Combined company is a global leader in the
space-based maritime data and analytics Industry
Spire gains approximately $18m ARR, 150+
customers, vast historical AIS database, and real-time data
solutions
Spire Global, Inc. (NYSE: SPIR) (“Spire” or “the
Company”), a leading provider of space-based data, analytics
and space services, announced today it has successfully completed
its previously announced acquisition of exactEarth Ltd. (TSX: XCT)
(“exactEarth”), a leading provider of global maritime vessel
data for ship tracking and maritime situational awareness
solutions, by way of a plan of arrangement (the
“Arrangement”), following the completion of all closing
conditions. The Arrangement, which was announced on September 14,
2021, was approved by exactEarth’s shareholders at a special
meeting held on November 18, 2021 and exactEarth obtained a final
order from the Ontario Superior Court of Justice (Commercial List)
in respect of the Arrangement on November 22, 2021.
Under the terms of the transaction, Spire acquired all of the
outstanding common shares of exactEarth (the “Shares”)
through its wholly-owned indirect subsidiary Spire Global Canada
Acquisition Corp. (the “Purchaser”) for CAD$2.5009
(approximately US$1.9592, based on the Bank of Canada’s CAD/USD
exchange rate of 0.7834 on November 29, 2021) in cash and 0.1 share
of Spire Class A common stock for each Share held. With the
completion of the acquisition, exactEarth common shares will be
de-listed from the Toronto Stock Exchange as of the close of
trading on or about December 2, 2021.
“We are excited to welcome the exactEarth team to the Spire
family. Together, we will continue to drive the digitalization of
the maritime industry through providing our customers with
innovative, actionable data solutions that have meaningful impact
on businesses, society, and the planet,” said Peter Platzer,
Spire’s Chief Executive Officer.
Now that the acquisition is complete, Spire will work with the
exactEarth team to ensure a seamless experience for exactEarth’s
150+ customers, representing approximately $18 million in ARR.
During Spire’s Q3 2021 earnings call, the Company gave guidance for
its 2021 year-end of $48.6 million to $52.0 million in ARR and a
range of 225 to 242 ARR solution customers.
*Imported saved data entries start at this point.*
int devcsr_upload(DevCSR &d, const SSS_MAT &h, int split, int enc, const int *seg)
{
    PhaseTimer pt("devcsr");
    d.n = h.num_rows;
    d.ncols = h.num_cols;
    d.nnz = h.num_nnzs;
    d.wave_rows = d.n > 0 && (long long)d.nnz >= (long long)wave_row_min() * d.n;
    d.vec_rows = d.n > 0 && (enc & kEncFreeOrder) && (long long)d.nnz >= (long long)free_row_min() * d.n;
    d.tree_long = (enc & kEncFreeOrder) && !d.vec_rows;
    if (d.vec_rows && (unsigned long long)std::max(d.ncols, 1) < (1ull << (32 - kMergeShift))) {
        d.mg_G = merge_group_size(d.n);
        if (seg && d.mg_G > 4) d.mg_G = 4;
    }
    d.rp = dev_alloc<int>((size_t)d.n + 1);
    d.ci = dev_alloc<int>((size_t)d.nnz);
    d.v = dev_alloc<double>((size_t)d.nnz);
    if (!d.rp || !d.ci || !d.v) return hip_fail(hipErrorOutOfMemory, "hipMalloc(CSR)", __FILE__, __LINE__);
    pt.mark("alloc");
    if (int rc = h2d(d.rp, h.row_ptr, sizeof(int) * ((size_t)d.n + 1))) return rc;
    if (d.nnz > 0) {
        if (d.vec_rows && !((enc & kEncMergedOnly) && d.mg_G > 0) && !device_builders_on()) {
            HostBuf<int> sci;
            HostBuf<double> sv;
            sort_row_segments(h, seg, sci, sv);
            if (int rc = h2d(d.ci, sci.data(), sizeof(int) * (size_t)d.nnz)) return rc;
            if (int rc = h2d(d.v, sv.data(), sizeof(double) * (size_t)d.nnz)) return rc;
            d.rows_sorted = true;
        } else {
            if (int rc = h2d(d.ci, h.col_idx, sizeof(int) * (size_t)d.nnz)) return rc;
            if (int rc = h2d(d.v, h.val, sizeof(double) * (size_t)d.nnz)) return rc;
        }
    }
    pt.mark("csr");
    std::vector<int> blk;
    d.nblk = build_row_blocks(h.row_ptr, d.n, blk, split);
    d.split_blk = d.nblk;
    d.split_row = split;
    if (split >= 0)
        for (int q = 0; q <= d.nblk; ++q)
            if (blk[q] >= split) { d.split_blk = q; break; }
    d.blk = dev_alloc<int>(blk.size());
    if (!d.blk) return hip_fail(hipErrorOutOfMemory, "hipMalloc(blk)", __FILE__, __LINE__);
    if (int rc = h2d(d.blk, blk.data(), sizeof(int) * blk.size())) return rc;
    if (int rc = upload_block_bounds(&d.bk, blk, h.row_ptr, &d.h_bk)) return rc;
    d.ngrid = (d.wave_rows || d.vec_rows) ? (d.n + 3) / 4 : d.nblk;
    pt.mark("blocks");
    if (d.mg_G > 0 && device_builders_on()) {
        d.mg_two = seg != nullptr;
        const char *wz = getenv("SSS_HIP_MERGE_W");
        d.mg_W = (wz && *wz) ? atoi(wz) : 4;
        d.mg_W = d.mg_W >= 4 ? 4 : d.mg_W >= 2 ? 2 : 1;
        d.mg_acc = merge_acc(d.mg_G, d.mg_two);
        if (int rc = merged_build_device(d, seg)) return rc;
        d.ngrid = (d.mg_ng + 4 / d.mg_W - 1) / (4 / d.mg_W);
    } else if (d.mg_G > 0) {
        std::vector<int> gp;
        HostBuf<unsigned> mk;
        HostBuf<double> mv;
        build_merged(h, seg, d.mg_G, gp, mk, mv);
        d.mg_two = seg != nullptr;
        d.mg_ng = (int)gp.size() - 1;
        const char *wz = getenv("SSS_HIP_MERGE_W");
        d.mg_W = (wz && *wz) ? atoi(wz) : 4;
        d.mg_W = d.mg_W >= 4 ? 4 : d.mg_W >= 2 ? 2 : 1;
        d.mg_acc = merge_acc(d.mg_G, d.mg_two);
        d.ngrid = (d.mg_ng + 4 / d.mg_W - 1) / (4 / d.mg_W);
        d.mg_gp = dev_alloc<int>(gp.size());
        d.mg_k = dev_alloc<unsigned>(mk.size());
        d.mg_v = dev_alloc<double>(mv.size());
        if (!d.mg_gp || !d.mg_k || !d.mg_v) return hip_fail(hipErrorOutOfMemory, "hipMalloc(merged)", __FILE__, __LINE__);
        if (int rc = h2d(d.mg_gp, gp.data(), sizeof(int) * gp.size())) return rc;
        if (int rc = h2d(d.mg_k, mk.data(), sizeof(unsigned) * mk.size())) return rc;
        if (int rc = h2d(d.mg_v, mv.data(), sizeof(double) * mv.size())) return rc;
    }
    if (d.vec_rows && !((enc & kEncMergedOnly) && d.mg_G > 0) && device_builders_on() && d.nnz > 0)
        if (int rc = sort_rows_device(d, seg)) return rc;
    pt.mark("merged");
    const char *dz = getenv("SSS_HIP_DICT");
    const char *ez = getenv("SSS_HIP_ELL");
    const bool based = (enc & kEncEllBase) && d.n != d.ncols;
    if ((enc & (kEncDict | kEncEll | kEncEllBase)) && !(dz && *dz == '0') && !(ez && *ez == '0') && !d.wave_rows &&
        !d.vec_rows && d.nnz > 0 && ((enc & kEncEll) || based || d.n == d.ncols)) {
        HostBuf<unsigned char> ell;
        std::vector<int4> pd;
        std::vector<int> dd;
        std::vector<double> vd;
        std::vector<int> base;
        if (based) {
            base.resize((size_t)d.n);
            parallel_chunks(d.n, 1 << 16, [&](int lo, int hi) {
                for (int r = lo; r < hi; ++r) base[r] = h.row_ptr[r] < h.row_ptr[r + 1] ? h.col_idx[h.row_ptr[r]] : 0;
            });
        }
        int W = 0;
        if (build_ell(h, blk, ell, W, pd, dd, vd, based ? base.data() : nullptr)) {
            if (based) {
                d.dv_ell_base = dev_alloc<int>(base.size());
                if (!d.dv_ell_base) return hip_fail(hipErrorOutOfMemory, "hipMalloc(ELL bases)", __FILE__, __LINE__);
                if (int rc = h2d(d.dv_ell_base, base.data(), sizeof(int) * base.size())) return rc;
            }
            d.ell_w = W;
            d.dv_ell = dev_alloc<unsigned char>(ell.size());
            d.dv_pd = dev_alloc<int4>(pd.size());
            d.dv_dd = dev_alloc<int>(dd.size());
            d.dv_vd = dev_alloc<double>(vd.size());
            if (!d.dv_ell || !d.dv_pd || !d.dv_dd || !d.dv_vd)
                return hip_fail(hipErrorOutOfMemory, "hipMalloc(dictionary ELL)", __FILE__, __LINE__);
            if (int rc = h2d(d.dv_ell, ell.data(), ell.size())) return rc;
            if (int rc = h2d(d.dv_pd, pd.data(), sizeof(int4) * pd.size())) return rc;
            if (int rc = h2d(d.dv_dd, dd.data(), sizeof(int) * dd.size())) return rc;
            if (int rc = h2d(d.dv_vd, vd.data(), sizeof(double) * vd.size())) return rc;
        }
    }
    pt.mark("ell");
    const int xshift = xell_shift_for(d.ncols);
    if ((enc & kEncXell) && !(dz && *dz == '0') && xell_on() && !d.dv_ell && !d.wave_rows && !d.vec_rows &&
        d.nnz > 0 && xshift > 0) {
        std::atomic<int> Lmax{0};
        parallel_chunks(d.n, 1 << 16, [&](int lo, int hi) {
            int L = 0;
            for (int r = lo; r < hi; ++r) L = std::max(L, h.row_ptr[r + 1] - h.row_ptr[r]);
            int cur = Lmax.load();
            while (L > cur && !Lmax.compare_exchange_weak(cur, L)) {}
        });
        int W = xell_width(Lmax.load());
        if ((long long)d.nnz * 3 < (long long)W * d.n) W = 0;
        if (W == 40 && !(enc & kEncMergedOnly)) W = 0;
        std::vector<int> xb;
        HostBuf<unsigned> codes;
        std::vector<int4> pd;
        std::vector<double> vd;
        if (W > 0 && build_xell(h, split, W, xshift, xb, codes, pd, vd)) {
            dev_free(d.blk);
            dev_free(d.bk);
            d.blk = nullptr;
            d.bk = nullptr;
            blk.swap(xb);
            d.nblk = (int)blk.size() - 1;
            d.split_blk = d.nblk;
            if (split >= 0)
                for (int q = 0; q <= d.nblk; ++q)
                    if (blk[q] >= split) { d.split_blk = q; break; }
            d.ngrid = d.nblk;
            d.blk = dev_alloc<int>(blk.size());
            if (!d.blk) return hip_fail(hipErrorOutOfMemory, "hipMalloc(blk)", __FILE__, __LINE__);
            if (int rc = h2d(d.blk, blk.data(), sizeof(int) * blk.size())) return rc;
            if (int rc = upload_block_bounds(&d.bk, blk, h.row_ptr, &d.h_bk)) return rc;
            d.xell_w = W;
            d.xell_shift = xshift;
            d.dv_xell = dev_alloc<unsigned>(codes.size());
            d.dv_pd = dev_alloc<int4>(pd.size());
            d.dv_vd = dev_alloc<double>(vd.size());
            if (!d.dv_xell || !d.dv_pd || !d.dv_vd)
                return hip_fail(hipErrorOutOfMemory, "hipMalloc(column ELL)", __FILE__, __LINE__);
            if (int rc = h2d(d.dv_xell, codes.data(), sizeof(unsigned) * codes.size())) return rc;
            if (int rc = h2d(d.dv_pd, pd.data(), sizeof(int4) * pd.size())) return rc;
            if (int rc = h2d(d.dv_vd, vd.data(), sizeof(double) * vd.size())) return rc;
        }
    }
    pt.mark("xell");
    if ((enc & kEncDict) && !(dz && *dz == '0') && !d.dv_ell && !d.dv_xell && !d.wave_rows && !d.vec_rows && d.nnz > 0) {
        HostBuf<unsigned> code;
        std::vector<int4> pd;
        std::vector<int> dd;
        std::vector<double> vd;
        if (build_dict_tiles(h, blk, code, pd, dd, vd)) {
            d.dv_code = dev_alloc<unsigned>(code.size());
            d.dv_pd = dev_alloc<int4>(pd.size());
            d.dv_dd = dev_alloc<int>(dd.size());
            d.dv_vd = dev_alloc<double>(vd.size());
            if (!d.dv_code || !d.dv_pd || !d.dv_dd || !d.dv_vd)
                return hip_fail(hipErrorOutOfMemory, "hipMalloc(dictionary tiles)", __FILE__, __LINE__);
            if (int rc = h2d(d.dv_code, code.data(), sizeof(unsigned) * code.size())) return rc;
            if (int rc = h2d(d.dv_pd, pd.data(), sizeof(int4) * pd.size())) return rc;
            if (int rc = h2d(d.dv_dd, dd.data(), sizeof(int) * dd.size())) return rc;
            if (int rc = h2d(d.dv_vd, vd.data(), sizeof(double) * vd.size())) return rc;
        }
    }
    pt.mark("dict");
    HostBuf<unsigned> pk;
    HostBuf<double> pv;
    std::vector<int2> pb;
    if ((enc & kEncSortedTiles) && !d.dv_code && !d.dv_ell && !d.dv_xell && !d.wave_rows && !d.vec_rows && d.nnz > 0 &&
        build_sorted_tiles(h, blk, pk, pv, pb)) {
        d.pk = dev_alloc<unsigned>((size_t)d.nnz);
        d.pb = dev_alloc<int2>(pb.size());
        if (!d.pk || !d.pb) return hip_fail(hipErrorOutOfMemory, "hipMalloc(sorted tiles)", __FILE__, __LINE__);
        if (int rc = h2d(d.pk, pk.data(), sizeof(unsigned) * (size_t)d.nnz)) return rc;
        if (int rc = h2d(d.pb, pb.data(), sizeof(int2) * pb.size())) return rc;
        pt.mark("sorted");
        HostBuf<unsigned char> vi;
        std::vector<int4> pd;
        std::vector<double> vd;
        if ((enc & kEncDict) && !(dz && *dz == '0') && build_value_dict(blk, h.row_ptr, pv, vi, pd, vd)) {
            d.dv_vi = dev_alloc<unsigned char>(vi.size());
            d.dv_pd = dev_alloc<int4>(pd.size());
            d.dv_vd = dev_alloc<double>(vd.size());
            if (!d.dv_vi || !d.dv_pd || !d.dv_vd)
                return hip_fail(hipErrorOutOfMemory, "hipMalloc(value dictionaries)", __FILE__, __LINE__);
            if (int rc = h2d(d.dv_vi, vi.data(), vi.size())) return rc;
            if (int rc = h2d(d.dv_pd, pd.data(), sizeof(int4) * pd.size())) return rc;
            if (int rc = h2d(d.dv_vd, vd.data(), sizeof(double) * vd.size())) return rc;
        } else {
            d.pv = dev_alloc<double>((size_t)d.nnz);
            if (!d.pv) return hip_fail(hipErrorOutOfMemory, "hipMalloc(sorted tiles)", __FILE__, __LINE__);
            if (int rc = h2d(d.pv, pv.data(), sizeof(double) * (size_t)d.nnz)) return rc;
        }
    }
    pt.mark("tiles");
    const long long nnz = d.nnz, nb = d.nblk, rows = d.n;
    if (has_dict(d)) {
        long long dict = 0;
        std::vector<int4> pd((size_t)nb);
        if (nb > 0) SSS_HIP(hipMemcpy(pd.data(), d.dv_pd, sizeof(int4) * (size_t)nb, hipMemcpyDeviceToHost));
        for (const auto &p : pd) dict += 4LL * p.y + 8LL * p.w;
        d.stream_bytes = d.dv_xell ? 4LL * d.xell_w * rows + 8 * (nb + 1) + 16 * nb + dict
                         : d.dv_ell ? (long long)(d.ell_w + (d.dv_ell_base ? 4 : 0)) * rows + 8 * (nb + 1) + 16 * nb + dict
                                  : (d.dv_vi ? 5 * nnz + 8 * nb : 4 * nnz) + 4 * (rows + 1) + 8 * (nb + 1) + 16 * nb + dict;
    } else if (d.pk) {
        d.stream_bytes = 12 * nnz + 4 * (rows + 1) + 8 * (nb + 1) + 8 * nb;
    } else {
        d.stream_bytes = 12 * nnz + 4 * (rows + 1) + 8 * (nb + 1);
    }
    return 0;
}

int devcsr_sort_rows(DevCSR &d, const SSS_MAT &h, const int *seg)
{
    if (!d.vec_rows || d.rows_sorted || d.nnz == 0) return 0;
    if (device_builders_on()) return sort_rows_device(d, seg);
    HostBuf<int> sci;
    HostBuf<double> sv;
    sort_row_segments(h, seg, sci, sv);
    if (int rc = h2d(d.ci, sci.data(), sizeof(int) * (size_t)d.nnz)) return rc;
    if (int rc = h2d(d.v, sv.data(), sizeof(double) * (size_t)d.nnz)) return rc;
    d.rows_sorted = true;
    return 0;
}

void devcsr_free(DevCSR &d)
{
    dev_free(d.rp);
    dev_free(d.ci);
    dev_free(d.v);
    dev_free(d.blk);
    dev_free(d.bk);
    dev_free(d.pk);
    dev_free(d.pv);
    dev_free(d.pb);
    dev_free(d.mg_gp);
    dev_free(d.mg_k);
    dev_free(d.mg_v);
    dev_free(d.dv_code);
    dev_free(d.dv_ell);
    dev_free(d.dv_ell_base);
    dev_free(d.dv_xell);
    dev_free(d.dv_vi);
    dev_free(d.dv_pd);
    dev_free(d.dv_dd);
    dev_free(d.dv_vd);
    delete[] d.h_bk;
    d = DevCSR();
}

This guidance did not
factor in the transaction. Over the coming months, the two teams
will also be focusing on fostering a smooth transition for
exactEarth’s experienced sales and product development team as well
as the rapid integration of exactEarth’s historical database to
accelerate artificial intelligence- and machine learning- driven
product development.
“Our team has always strived to stay at the forefront of the
maritime industry, providing our customers with timely data
insights to best manage their businesses and missions,” said Peter
Mabson, exactEarth’s Chief Executive Officer. “Joining forces with
Spire significantly extends our reach within the maritime industry
and will allow us to offer a wider and richer set of advanced data
and analytics to our customers around the world. We believe Spire’s
fully-deployed constellation, expertise across multiple verticals,
and cutting-edge proprietary technology position us well for growth
sitting at the crest of the new space economy.”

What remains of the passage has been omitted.